To them, the Americans were – and still are – the aggressor who started the war but finally had to succumb to the North Korean forces. Of the two Koreas’ they believe, it is them who live in a free and democratic state since 1953.

The countryside at the 38th parallel

The eerily soundless environment oft he DMZ was only interrupted by our lively Chinese tourist group.

North Korean propaganda officer elaborates on Panmunjon DMZ with an illustration that totally belittles the death-zone and the extremely heavy fortified border strip which makes escaping impossible

It’s a unique experience to see things from a North Korean perspective. The population is hermetically cut of from all outside influence and can not imagine how different the world is outside of North Korea. In their opinion it is just a matter of time until the American aggressor is defeated and the capitalist system of South Korea collapses. It’s like somebody kicking the can down the road but the can is getting heavier, the distortions more difficult to hide. The danger of a total collapse of the systems shows itself in the military posturing and in the harsh Gulag style atmosphere within DPRK.

KIM IL SUNG’S Homecoming, DPRK

mural PICKINGS from my NORTH KOREAN DIARY 11.–21. April 2011

The huge Mosaic illustrates KIM IL SUNG’S triumphant Homecoming after he “liberated Korea from Japan” at the end of the Japanese occupation in 1945.

Jürg shooting KIM IL SUNG'S homecoming mural

It shows in great detail how the young KIM is addressing an enthralled crowd.

The story though as it is presented on the mural omits the fact that it was not KIM IL SUNG and his partisans who liberated Pyongyang but STALIN and his Soviet army.
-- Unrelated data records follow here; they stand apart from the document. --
template <typename T, typename CA, typename CB, bool BETA0, int KR, int KL>
__global__ void __launch_bounds__(kBlock)
householder_dots_keep_kernel(T *__restrict__ res, const T *__restrict__ h, const T *__restrict__ v, int64_t head,
                             int64_t n, CA alpha, CB beta, HouseKeepPlan pl, unsigned long long *__restrict__ slots,
                             unsigned long long ticks, unsigned *__restrict__ fault, int drop,
                             double *__restrict__ dot_out, int rq) {
  constexpr int VEC = Vec16<T>::N, U = kHouseKeepUnroll;
  using V = typename Vec16<T>::type;
  constexpr int64_t CHUNK = (int64_t)kBlock * U;
  extern __shared__ __attribute__((aligned(16))) unsigned char keep_lds[];
  V *lh = reinterpret_cast<V *>(keep_lds), *lx = lh + (int64_t)KL * CHUNK;
  const int tid = threadIdx.x, G = (int)gridDim.x, b = (int)blockIdx.x;
  GridExchange X;
  X.begin<kBlock>(slots, kFusedSlots);

  const V *hv = reinterpret_cast<const V *>(h + head), *xv = reinterpret_cast<const V *>(v + head);
  V *rv = reinterpret_cast<V *>(res + head);
  double acc = 0.0;
  auto load4 = [&](int64_t round, V (&a)[U], V (&x)[U]) {
    const int64_t base = (round * G + b) * CHUNK + tid;
    if (house_resident_diag((int)((round + b) & 15), rq)) {
      MXLO_POLICY_SIDE("resident");
#pragma unroll
      for (int u = 0; u < U; ++u) {
        x[u] = __builtin_nontemporal_load(xv + base + (int64_t)u * kBlock);
        a[u] = hv[base + (int64_t)u * kBlock];
      }
      MXLO_POLICY_SIDE("resident, issued");
    } else {
      MXLO_POLICY_SIDE("streamed");
#pragma unroll
      for (int u = 0; u < U; ++u) {
        x[u] = __builtin_nontemporal_load(xv + base + (int64_t)u * kBlock);
        a[u] = __builtin_nontemporal_load(hv + base + (int64_t)u * kBlock);
      }
      MXLO_POLICY_SIDE("streamed, issued");
    }
  };
  auto fma4 = [&](const V (&a)[U], const V (&x)[U]) {
#pragma unroll
    for (int u = 0; u < U; ++u)
#pragma unroll
      for (int k = 0; k < VEC; ++k) acc = fma((double)a[u][k], (double)x[u][k], acc);
  };
  for (int64_t r = 0; r < pl.first; ++r) {
    V a[U], x[U];
    load4(r, a, x);
    fma4(a, x);
  }
  if constexpr (KL > 0) {
#pragma unroll 1
    for (int q = 0; q < pl.kl; ++q) {
      V a[U], x[U];
      load4(pl.first + q, a, x);
      fma4(a, x);
#pragma unroll
      for (int u = 0; u < U; ++u) {
        lh[(q * U + u) * kBlock + tid] = a[u];
        lx[(q * U + u) * kBlock + tid] = x[u];
      }
    }
  }
  V kh[KR][U], kx[KR][U];
  const int64_t reg0 = pl.first + pl.kl;
#pragma unroll
  for (int q = 0; q < KR; ++q)
    if (q < pl.kr) load4(reg0 + q, kh[q], kx[q]);
#pragma unroll
  for (int q = 0; q < KR; ++q)
    if (q < pl.kr) fma4(kh[q], kx[q]);
  const int64_t rem = pl.rem_vec + (int64_t)b * CHUNK + tid;
#pragma unroll
  for (int u = 0; u < U; ++u) {
    const int64_t i = rem + (int64_t)u * kBlock;
    if (i < pl.nvec) {
      const V x = __builtin_nontemporal_load(xv + i), a = __builtin_nontemporal_load(hv + i);
#pragma unroll
      for (int k = 0; k < VEC; ++k) acc = fma((double)a[k], (double)x[k], acc);
    }
  }
  const int64_t tail0 = head + pl.nvec * VEC, cnt = head + (n - tail0);
  if (b == G - 1 && tid < cnt) {
    const int64_t i = tid < head ? tid : tail0 + (tid - head);
    acc = fma((double)h[i], (double)v[i], acc);
  }

  __shared__ double lds[kBlock / kWave];
  const double s = block_sum4(acc, lds);
  if (tid == 0) X.publish(b, s, b == drop);
  double p = 0.0;
  for (int i = tid; i < G; i += kBlock) p += X.wait(i, ticks, fault, kFaultHouseholder);
  __syncthreads();
  const double dot = block_sum4(p, lds);
  if (b == 0 && tid == 0) *dot_out = dot;
  X.finish();

  HouseholderOp<T, CA, CB, BETA0> op{alpha, beta, nullptr, T(0)};
  op.c = (T)2 * (T)dot;
  auto update4 = [&](int64_t round, const V (&a)[U], const V (&x)[U]) {
    const int64_t base = (round * G + b) * CHUNK + tid;
    V r[U];
    if constexpr (!BETA0) {
#pragma unroll
      for (int u = 0; u < U; ++u) r[u] = __builtin_nontemporal_load(rv + base + (int64_t)u * kBlock);
    }
#pragma unroll
    for (int u = 0; u < U; ++u) {
      V o;
#pragma unroll
      for (int k = 0; k < VEC; ++k) o[k] = op(a[u][k], x[u][k], BETA0 ? T(0) : r[u][k]);
      __builtin_nontemporal_store(o, rv + base + (int64_t)u * kBlock);
    }
  };
#pragma unroll
  for (int q = 0; q < KR; ++q)
    if (q < pl.kr) update4(reg0 + q, kh[q], kx[q]);
  if constexpr (KL > 0) {
#pragma unroll 1
    for (int q = 0; q < pl.kl; ++q) {
      V a[U], x[U];
#pragma unroll
      for (int u = 0; u < U; ++u) {
        a[u] = lh[(q * U + u) * kBlock + tid];
        x[u] = lx[(q * U + u) * kBlock + tid];
      }
      update4(pl.first + q, a, x);
    }
  }
#pragma unroll
  for (int u = 0; u < U; ++u) {
    const int64_t i = rem + (int64_t)u * kBlock;
    if (i < pl.nvec) {
      const V x = xv[i], a = hv[i];
      V r, o;
      if constexpr (!BETA0) r = rv[i];
#pragma unroll
      for (int k = 0; k < VEC; ++k) o[k] = op(a[k], x[k], BETA0 ? T(0) : r[k]);
      __builtin_nontemporal_store(o, rv + i);
    }
  }
  if (b == G - 1 && tid >= head && tid < cnt) {
    const int64_t i = tail0 + (tid - head);
    res[i] = op(h[i], v[i], BETA0 ? T(0) : res[i]);
  }
}

template <typename T>
static int32_t householder_dots_t(mxlo_ctx *ctx, T *res, const T *h, const T *v, int64_t *n_left, double alpha,
                                  double beta, int32_t flags, double *dot, HouseResident *rs) {
  constexpr int VEC = Vec16<T>::N, KR = kHouseKeepKR, KL = kHouseKeepKL;
  constexpr int64_t CHUNK = (int64_t)kBlock * kHouseKeepUnroll;
  constexpr size_t kLds = (size_t)2 * KL * CHUNK * 16;
  const int64_t n = *n_left;
  const T *cols[1] = {h};
  const int64_t head = common_head<T>({res, h, v});
  bool keep = ctx->tune.house_fused && !ctx->allreduce && ctx->fault_dev && n > ctx->tune.house_inline_n && head >= 0 &&
              n >= 4 * VEC && (int64_t)sizeof(T) * n * 2 >= ctx->tune.nt_min_bytes;
  HouseKeepPlan pl;
  int grid = 0;
  if (keep) {
    const int per_cu = ctx->tune.red_blocks_per_cu > 1 ? 1 : ctx->tune.red_blocks_per_cu;
    grid = grid_for(ctx, (n - head) / VEC, CHUNK, per_cu);
    pl = house_keep_plan(n, head, VEC, grid, CHUNK, KR, KL);
    keep = grid == ctx->num_cu && grid <= kFusedSlots && pl.ok;
  }
  if (!keep) return panel_dots<T>(ctx, cols, 1, v, n, dot);
  const int rq = house_resident_q((int64_t)sizeof(T) * n, ctx->tune.nt_min_bytes / 16 * kHouseResidentNum);
  bool launched = false;
  MXLO_TRY((dispatch_ab<T>(beta, flags, [&]<typename CA, typename CB, bool B0>() -> int32_t {
    constexpr auto kernel = householder_dots_keep_kernel<T, CA, CB, B0, KR, KL>;
    static std::atomic<int> lds_cap[64];
    const int d = ctx->device & 63;
    int st = kLds > 48 * 1024 ? lds_cap[d].load(std::memory_order_relaxed) : 1;
    if (st == 0) {
      st = hipFuncSetAttribute((const void *)kernel, hipFuncAttributeMaxDynamicSharedMemorySize, (int)kLds) == hipSuccess ? 1 : 2;
      if (st == 2) (void)hipGetLastError();
      lds_cap[d].store(st, std::memory_order_relaxed);
    }
    if (st != 1 || !coresident<kernel>(ctx, grid, kLds)) return MXLO_OK;
    hipLaunchKernelGGL(kernel, dim3(grid), dim3(kBlock), kLds, ctx->stream, res, h, v, head, n, (CA)alpha, (CB)beta, pl,
                       ctx->xslots, fused_timeout_ticks(ctx), ctx->fault_dev, ctx->tune.fused_debug_drop, dot, rq);
    MXLO_LAUNCH_CHECK();
    launched = true;
    return MXLO_OK;
  })));
  if (!launched) return panel_dots<T>(ctx, cols, 1, v, n, dot);
  *n_left = pl.prefix;
  *rs = HouseResident{rq, grid};
  return MXLO_OK;
}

In 1945 though, the partisans of KIM IL SUNG gave full credit to the UDSSR.

With this vast mural KIM IL SUNG celebrates the defeat of the Japanese army

This larger than life-size Mosaic is located not far from the Triumphal Arch in Pyongyang.

The Triumphal Arch of Pyongyang is the largest in the world, he is 3m higher than the Arc de Triomphe in Paris

“KINGDOM of KIM“

red star PICKINGS from my NORTH KOREAN DIARY 11.–21. April 2011

Film City – "rea"l street cleaners

The film sites have a 1930’s Chinese street, a Japanese street, a US corner, a South Korean quarter and a bizarre selection of European architecture. They have three focuses: against the American Aggressor, the anti-Japanese struggle and the fight against the occupied capitalist and decadent South Korea. Watch out for signs of Massage Parlors that illustrate their South Korean compatriots’ decadence.
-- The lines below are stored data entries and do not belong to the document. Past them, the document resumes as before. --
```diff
+  if (sc_to != sc) {
+    for (int k = 0; k < SC_R0; ++k) sc_to[k] = sc[k];
+    for (int k = 0; k < ST_COUNT; ++k) st_to[k] = st[k];
+  }
+  sc_to[SC_ALPHA] = n.alpha; sc_to[SC_BETA] = n.beta; sc_to[SC_ALPHA_OLD] = n.alpha_old; sc_to[SC_BETA_OLD] = n.beta_old; sc_to[SC_RES] = n.res;
+  st_to[ST_DONE] = n.done; st_to[ST_ITER] = n.iter; st_to[ST_PENDING] = n.pending; st_to[ST_BREAKDOWN] = n.breakdown;
+}
+__device__ __forceinline__ void cgm_control_step(double *sc, int *st) { cgm_control_store(cgm_control_eval(sc, st), sc, st, sc, st); }
+template <int MODE, bool STEP = false>
 __global__ void __launch_bounds__(256) cgm_pack_updated_kernel(const uint32_t *idx, uint32_t n, const double *p, const double *r, const double *v,
-                                                             const double *diag, const double *sc, const int *st, double *buf)
+                                                             const double *diag, const double *sc, const int *st, double *buf, double *sc_to,
+                                                             int *st_to)
 {
   const uint32_t i = blockIdx.x * 256u + threadIdx.x;
+  bool done;
+  double alpha, beta;
+  if constexpr (STEP) {
+    const CgmStep now = cgm_control_eval(sc, st);
+    if (i == 0) cgm_control_store(now, sc, st, sc_to, st_to);
+    done = now.done; alpha = now.alpha; beta = now.beta;
+  } else {
+    done = st[ST_DONE]; alpha = sc[SC_ALPHA]; beta = sc[SC_BETA];
+  }
   if (i >= n) return;
   const uint32_t g = idx[i];
   double pi = p[g];
-  if (!st[ST_DONE]) {
+  if (!done) {
     double ri = r[g], xi = 0.0;
     const double vi = MODE != 0 ? v[g] : 0.0;
-    cgm_update_one<MODE>(pi, ri, vi, xi, diag ? diag[g] : 1.0, false, false, sc[SC_ALPHA], sc[SC_BETA], 0.0);
+    cgm_update_one<MODE>(pi, ri, vi, xi, diag ? diag[g] : 1.0, false, false, alpha, beta, 0.0);
   }
   buf[i] = pi;
 }
@@ -3612,23 +3703,6 @@
   }
   block_reduce_store<7>(acc, partials);
 }
-static __global__ void cgm_control_kernel(double *sc, int *st);
-__device__ __forceinline__ void cgm_control_step(double *sc, int *st)
-{
-  if (st[ST_DONE]) { st[ST_PENDING] = 0; return; }
-  const double *R = sc + SC_R0;
-  if (!(R[0] == R[0]) || R[0] == 0.0) { st[ST_BREAKDOWN] = 1; st[ST_DONE] = 1; return; }
-  sc[SC_ALPHA_OLD] = sc[SC_ALPHA];
-  sc[SC_BETA_OLD] = sc[SC_BETA];
-  const double alpha = R[6] / R[0];
-  sc[SC_ALPHA] = alpha;
-  const double r2 = R[3] + 2.0 * alpha * R[2] + alpha * alpha * R[1];
-  const double res = sqrt(r2 > 0.0 ? r2 : 0.0);
-  sc[SC_RES] = res;
-  const int it = ++st[ST_ITER];
-  if (res <= sc[SC_TOL] || it >= st[ST_MAXIT]) { st[ST_DONE] = 1; st[ST_PENDING] = 1; return; }
-  sc[SC_BETA] = alpha * (R[4] + alpha * R[5]) / R[6];
-}
 constexpr int FIN4_THREADS = 1024;
 template <bool CONTROL>
 __global__ void __launch_bounds__(FIN4_THREADS) cgm_finalize4_kernel(const double *partials, int nblk, double *sc, int *st)
@@ -3637,29 +3711,7 @@
     if (CONTROL && threadIdx.x == 0) cgm_control_step(sc, st);
     return;
   }
-  __shared__ double red[16];
-  const int wave = threadIdx.x >> 6, lane = threadIdx.x & 63;
-  const int k = wave >> 2, l = ((wave & 3) << 6) | lane;
-  const double *row = partials + k * PARTIAL_STRIDE;
-  double s0 = 0.0, s1 = 0.0, s2 = 0.0, s3 = 0.0;
-  for (int i = l; i < nblk; i += 1024) {
-    const double a0 = row[i], a1 = i + 256 < nblk ? row[i + 256] : 0.0, a2 = i + 512 < nblk ? row[i + 512] : 0.0, a3 = i + 768 < nblk ? row[i + 768] : 0.0;
-    s0 += a0; s1 += a1; s2 += a2; s3 += a3;
-  }
-  double s = (s0 + s1) + (s2 + s3);
-#pragma unroll
-  for (int off = 32; off > 0; off >>= 1) s += __shfl_down(s, off, 64);
-  if (lane == 0) red[wave] = s;
-  __syncthreads();
-  double *out = sc + SC_R0;
-  if (threadIdx.x < 4) {
-    const int r = threadIdx.x;
-    const double t = (red[4 * r] + red[4 * r + 1]) + (red[4 * r + 2] + red[4 * r + 3]);
-    out[r] = t;
-    if (r == 1) out[5] = t;
-    if (r == 2) out[4] = t;
-    if (r == 3) out[6] = t;
-  }
+  cgm_sum_rows<FIN4_THREADS>(partials, nblk, sc + SC_R0);
   if constexpr (CONTROL) {
     __syncthreads();
     if (threadIdx.x == 0) cgm_control_step(sc, st);
diff --git a/deal-and-ceed-on-gpu_amd/matrix_free.py b/deal-and-ceed-on-gpu_amd/matrix_free.py
--- a/deal-and-ceed-on-gpu_amd/matrix_free.py
+++ b/deal-and-ceed-on-gpu_amd/matrix_free.py
@@ -148,7 +148,8 @@
         _lib.check(_lib.lib().bp5_mf_set_streaming(self.handle, int(policy)))
 
     TUNE = {"lattice_indices": 0, "early_gather": 1, "combine_signal": 2, "boundary_first": 3, "fold_small": 4, "update_unroll": 5,
-            "update_flat": 6, "update_nt": 7, "combine_wg_per_cu": 8, "interior_stores": 9, "ghost_combine_on_comm": 10, "face_carry": 11}
+            "update_flat": 6, "update_nt": 7, "combine_wg_per_cu": 8, "interior_stores": 9, "ghost_combine_on_comm": 10, "face_carry": 11,
+            "tail_fusion": 12}
 
     def set_tuning(self, knob, value):
         _lib.check(_lib.lib().bp5_mf_set_tuning(self.handle, int(self.TUNE.get(knob, knob)), int(value)))
diff --git a/include/bp5.h b/include/bp5.h
--- a/include/bp5.h
+++ b/include/bp5.h
@@ -150,7 +150,7 @@
 int bp5_mf_set_streaming(bp5_mf *mf, int policy);
 enum { BP5_TUNE_LATTICE_INDICES = 0, BP5_TUNE_EARLY_GATHER = 1, BP5_TUNE_COMBINE_SIGNAL = 2, BP5_TUNE_BOUNDARY_FIRST = 3,
        BP5_TUNE_FOLD_SMALL = 4, BP5_TUNE_UPDATE_UNROLL = 5, BP5_TUNE_UPDATE_FLAT = 6, BP5_TUNE_UPDATE_NT = 7, BP5_TUNE_COMBINE_WG_PER_CU = 8,
-       BP5_TUNE_INTERIOR_STORES = 9, BP5_TUNE_GHOST_COMBINE_ON_COMM = 10, BP5_TUNE_FACE_CARRY = 11, BP5_TUNE_COUNT = 12 };
+       BP5_TUNE_INTERIOR_STORES = 9, BP5_TUNE_GHOST_COMBINE_ON_COMM = 10, BP5_TUNE_FACE_CARRY = 11, BP5_TUNE_TAIL_FUSION = 12, BP5_TUNE_COUNT = 13 };
 int bp5_mf_set_tuning(bp5_mf *mf, int knob, int value);
 int bp5_mf_get_tuning(const bp5_mf *mf, int knob, int *value);
 int bp5_mf_wait_value_available(bp5_mf *mf, int *available);
```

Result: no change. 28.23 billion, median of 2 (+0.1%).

KIM IL SUNG visited Cinema City about 20 times in his lifetime to give on-the-spot advice to North Korean filmmakers. KIM JONG IL has a passion for cinema, thanks to his lifelong interest, the film industry is well financed. He dropped in over 600 times to give direction to the film studios.

Film City – American street corner, against the US-aggressor

But the North Korean filmmakers could not satisfy his vision. When their performance did not improve, KIM JONG IL didn’t hesitate to take other steps, orchestrated by himself.
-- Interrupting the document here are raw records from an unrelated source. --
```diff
+template <int S>
+AVRF_HD void key_sum_scalar(Fe& k, bool* neg, const uint64_t* acc) {
+  uint32_t x[9], m[8];
+  key_sum_normalise(x, acc);
+  key_group_order<S>(m);
+  key_reduce(k.v, x, m);
+  *neg = k.v[7] >= 0x40000000u;
+  if (*neg) {
+    uint64_t borrow = 0;
+#pragma unroll
+    for (int i = 0; i < 8; i++) {
+      uint64_t d = (uint64_t)m[i] - k.v[i] - borrow;
+      k.v[i] = (uint32_t)d;
+      borrow = (d >> 32) & 1u;
+    }
+  }
+}
+
+AVRF_HD void recode_signed16_neg(int32_t* dg, const Fe& k) {
+  uint32_t carry = 0;
+#pragma unroll
+  for (int i = 0; i < 16; i++) {
+    uint32_t v = ((k.v[i >> 1] >> (16 * (i & 1))) & 0xffffu) + carry;
+    if (v > 32768u) { dg[i] = 65536 - (int32_t)v; carry = 1; }
+    else { dg[i] = -(int32_t)v; carry = 0; }
+  }
+}
+
+template <int S>
+AVRF_HD bool affine_on_curve(const Affine& P) {
+  constexpr int FQ = SuiteT<S>::FQ;
+  Fe x2, y2, t, u, one, d;
+  mont_sqr_c<FQ>(x2, P.x);
+  mont_sqr_c<FQ>(y2, P.y);
+  fe_set(d, AVRF_CC(S).d);
+  fe_one<FQ>(one);
+  mont_mul_c<FQ>(t, x2, y2);
+  mont_mul_c<FQ>(t, t, d);
+  fe_add<FQ>(t, t, one);
+  fe_sub<FQ>(t, t, y2);
+  sub_a_times<S>(u, t, x2);
+  return fe_is_zero(u);
+}
+
+}
diff --git a/ark_vrf_b200/csrc/msm.cuh b/ark_vrf_b200/csrc/msm.cuh
--- a/ark_vrf_b200/csrc/msm.cuh
+++ b/ark_vrf_b200/csrc/msm.cuh
@@ -1,5 +1,6 @@
 #pragma once
 #include "thin.cuh"
+#include "keys.cuh"
 
 namespace avrf {
 
@@ -47,9 +48,10 @@
 }
 
 __device__ __forceinline__ void emit_scalar(uint4* digits, uint32_t* hist, uint4* ranks, Fe* scalars_tap, size_t point,
-                                            const Fe& k) {
+                                            const Fe& k, bool neg = false) {
   int32_t dg[16];
-  recode_signed16(dg, k);
+  if (neg) recode_signed16_neg(dg, k);
+  else recode_signed16(dg, k);
   uint32_t pk[8];
 #pragma unroll
   for (int i = 0; i < 8; i++) pk[i] = ((uint32_t)dg[2 * i] & 0xffffu) | ((uint32_t)dg[2 * i + 1] << 16);
@@ -80,12 +82,37 @@
   uint32_t* gpart;
   uint32_t* w_tap;
   Fe* scalars_tap;
+  const uint32_t* grp;
+  const uint32_t* kcnt;
+  unsigned long long* kacc;
   Seed64 seed;
   uint64_t first_index;
   const uint64_t* segs;
   uint32_t nseg;
   uint32_t n;
 };
+
+__device__ __forceinline__ void key_accumulate(unsigned long long* kacc, uint32_t g, const Fe& wc) {
+  const uint32_t m = __match_any_sync(__activemask(), g);
+  const uint32_t lane = threadIdx.x & 31;
+  unsigned long long s[8];
+#pragma unroll
+  for (int i = 0; i < 8; i++) s[i] = wc.v[i];
+  if (m != (1u << lane)) {
+#pragma unroll
+    for (int i = 0; i < 8; i++) s[i] = 0;
+#pragma unroll 1
+    for (uint32_t r = m; r; r &= r - 1) {
+      const int src = __ffs(r) - 1;
+#pragma unroll
+      for (int i = 0; i < 8; i++) s[i] += __shfl_sync(m, wc.v[i], src);
+    }
+  }
+  if (lane == (uint32_t)(__ffs(m) - 1)) {
+#pragma unroll
+    for (int i = 0; i < 8; i++) atomicAdd(&kacc[8 * (size_t)g + i], s[i]);
+  }
+}
 
 __device__ __forceinline__ uint64_t global_index(uint64_t first_index, const uint64_t* segs, uint32_t nseg, uint32_t j) {
   if (nseg <= 1) return first_index + j;
@@ -140,7 +167,15 @@
     uint32_t io0 = a.io_off[j], io1 = a.io_off[j + 1];
     size_t pbase = 2 * (size_t)j + 2 * (size_t)io0;
     emit_scalar(a.digits, a.hist, a.ranks, a.scalars_tap, pbase + 0, w);
-    emit_scalar(a.digits, a.hist, a.ranks, a.scalars_tap, pbase + 1, wc);
+    uint32_t g = a.grp ? a.grp[j] : 0u, gc = a.grp ? a.kcnt[g] : 0u;
+    if (gc >= 2u && gc < KEY_NOGROUP) {
+      key_accumulate(a.kacc, g, wc);
+      a.digits[2 * (pbase + 1)] = make_uint4(0, 0, 0, 0);
+      a.digits[2 * (pbase + 1) + 1] = make_uint4(0, 0, 0, 0);
+      if (a.scalars_tap) store_fe(&a.scalars_tap[pbase + 1], wc);
+    } else {
+      emit_scalar(a.digits, a.hist, a.ranks, a.scalars_tap, pbase + 1, wc);
+    }
     for (uint32_t i = io0; i < io1; i++) {
       Fe z, zM, t;
       fe_zero(z);
@@ -178,6 +213,31 @@
 #pragma unroll
     for (int i = 0; i < 10; i++) a.gpart[10 * (size_t)blockIdx.x + i] = acc[i];
   }
+}
+
+template <int S>
+__global__ void __launch_bounds__(256) k_key_scalars(const uint32_t* __restrict__ kslot, const uint32_t* __restrict__ kcnt,
+                                                     unsigned long long* __restrict__ kacc, uint32_t cap,
+                                                     const uint32_t* __restrict__ io_off, uint4* digits, uint4* ranks,
+                                                     uint32_t* hist) {
+  uint32_t s = blockIdx.x * blockDim.x + threadIdx.x;
+  if (s >= cap) return;
+  uint32_t c = kcnt[s];
+  if (c < 2u || c >= KEY_NOGROUP) return;
+  uint32_t rep = kslot[s];
+  uint64_t acc[8];
+  ulonglong2* p = reinterpret_cast<ulonglong2*>(kacc + 8 * (size_t)s);
+#pragma unroll
+  for (int i = 0; i < 4; i++) {
+    ulonglong2 v = p[i];
+    acc[2 * i] = v.x;
+    acc[2 * i + 1] = v.y;
+    p[i] = make_ulonglong2(0, 0);
+  }
+  Fe k;
+  bool neg;
+  key_sum_scalar<S>(k, &neg, acc);
+  emit_scalar(digits, hist, ranks, nullptr, 2 * (size_t)rep + 2 * (size_t)io_off[rep] + 1, k, neg);
 }
 
 template <int S>
diff --git a/ark_vrf_b200/csrc/prepare.cuh b/ark_vrf_b200/csrc/prepare.cuh
--- a/ark_vrf_b200/csrc/prepare.cuh
+++ b/ark_vrf_b200/csrc/prepare.cuh
@@ -109,6 +109,53 @@
   re[0] = make_uint4(enc[0], enc[1], enc[2], enc[3]);
   re[1] = make_uint4(enc[4], enc[5], enc[6], enc[7]);
   if (bad | (oob != 0)) atomicOr(a.flags, (bad ? 1 : 0) | (oob ? 2 : 0));
+}
+
+struct KeyArgs {
+  const uint4* pk;
+  uint32_t* slot;
+  uint32_t* cnt;
+  uint32_t* grp;
+  uint32_t mask;
+  uint32_t first, n;
+  int canonical;
+};
+
+template <int S>
+__global__ void __launch_bounds__(128) k_key_insert(KeyArgs a) {
+  uint32_t j = a.first + blockIdx.x * blockDim.x + threadIdx.x;
+  if (j >= a.n) return;
+  uint4 q[4];
+  uint32_t w[16];
+#pragma unroll
+  for (int i = 0; i < 4; i++) {
+    q[i] = __ldg(a.pk + 4 * (size_t)j + i);
+    w[4 * i] = q[i].x; w[4 * i + 1] = q[i].y; w[4 * i + 2] = q[i].z; w[4 * i + 3] = q[i].w;
+  }
+  uint32_t h = key_hash(w) & a.mask;
+#pragma unroll 1
+  for (;;) {
+    uint32_t rep = __ldcg(a.slot + h);
+    if (rep == KEY_EMPTY) {
+      rep = atomicCAS(a.slot + h, KEY_EMPTY, j);
+      if (rep == KEY_EMPTY) {
+        Affine P;
+        load_affine_fmt<S>(P, reinterpret_cast<const Affine*>(a.pk) + j, a.canonical);
+        if (!affine_on_curve<S>(P)) atomicOr(a.cnt + h, KEY_NOGROUP);
+        break;
+      }
+    }
+    bool same = true;
+#pragma unroll
+    for (int i = 0; i < 4; i++) {
+      uint4 r = __ldg(a.pk + 4 * (size_t)rep + i);
+      same &= r.x == q[i].x && r.y == q[i].y && r.z == q[i].z && r.w == q[i].w;
+    }
+    if (same) break;
+    h = (h + 1) & a.mask;
+  }
+  a.grp[j] = h;
+  atomicAdd(a.cnt + h, 1u);
 }
 
 constexpr uint32_t TREE_LEAF = 32;
```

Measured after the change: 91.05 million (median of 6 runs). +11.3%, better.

Film City – Lactogen – Prepared in Austr...

Massage Parlors that illustrate their South Korean compatriots' decadence

Choe Eun-hui, a South Korean movie actress, was the first being kidnapped in HongKong by KIM JONG IL’S secret agents in 1978. Her husband, the South Korean film director Shin Sang-kowho flew immediately from Seoul to Hongkong to look for his wife, was soon after kidnapped and brought to Pyongyang too. The fanatic movie buff KIM JONG IL, who likes Rambo and James Bond movies, wanted the South Korean film director to make “good“ movies for North Korea. After almost five years in the Gulag for trying to escape twice, Shin Sang-ko made several movies. One of them is probably the most famous North Korean film called “Pulgasari“, a socialist version of “Godzilla“, though the North Koreans deny that he was involved.

In 1986, the couple were given the permission to travel for the first time abroad. They went to a film festival in Vienna and though they were followed by North Korean secret agents they managed to enter the US embassy and asked for asylum eight years after having been abducted.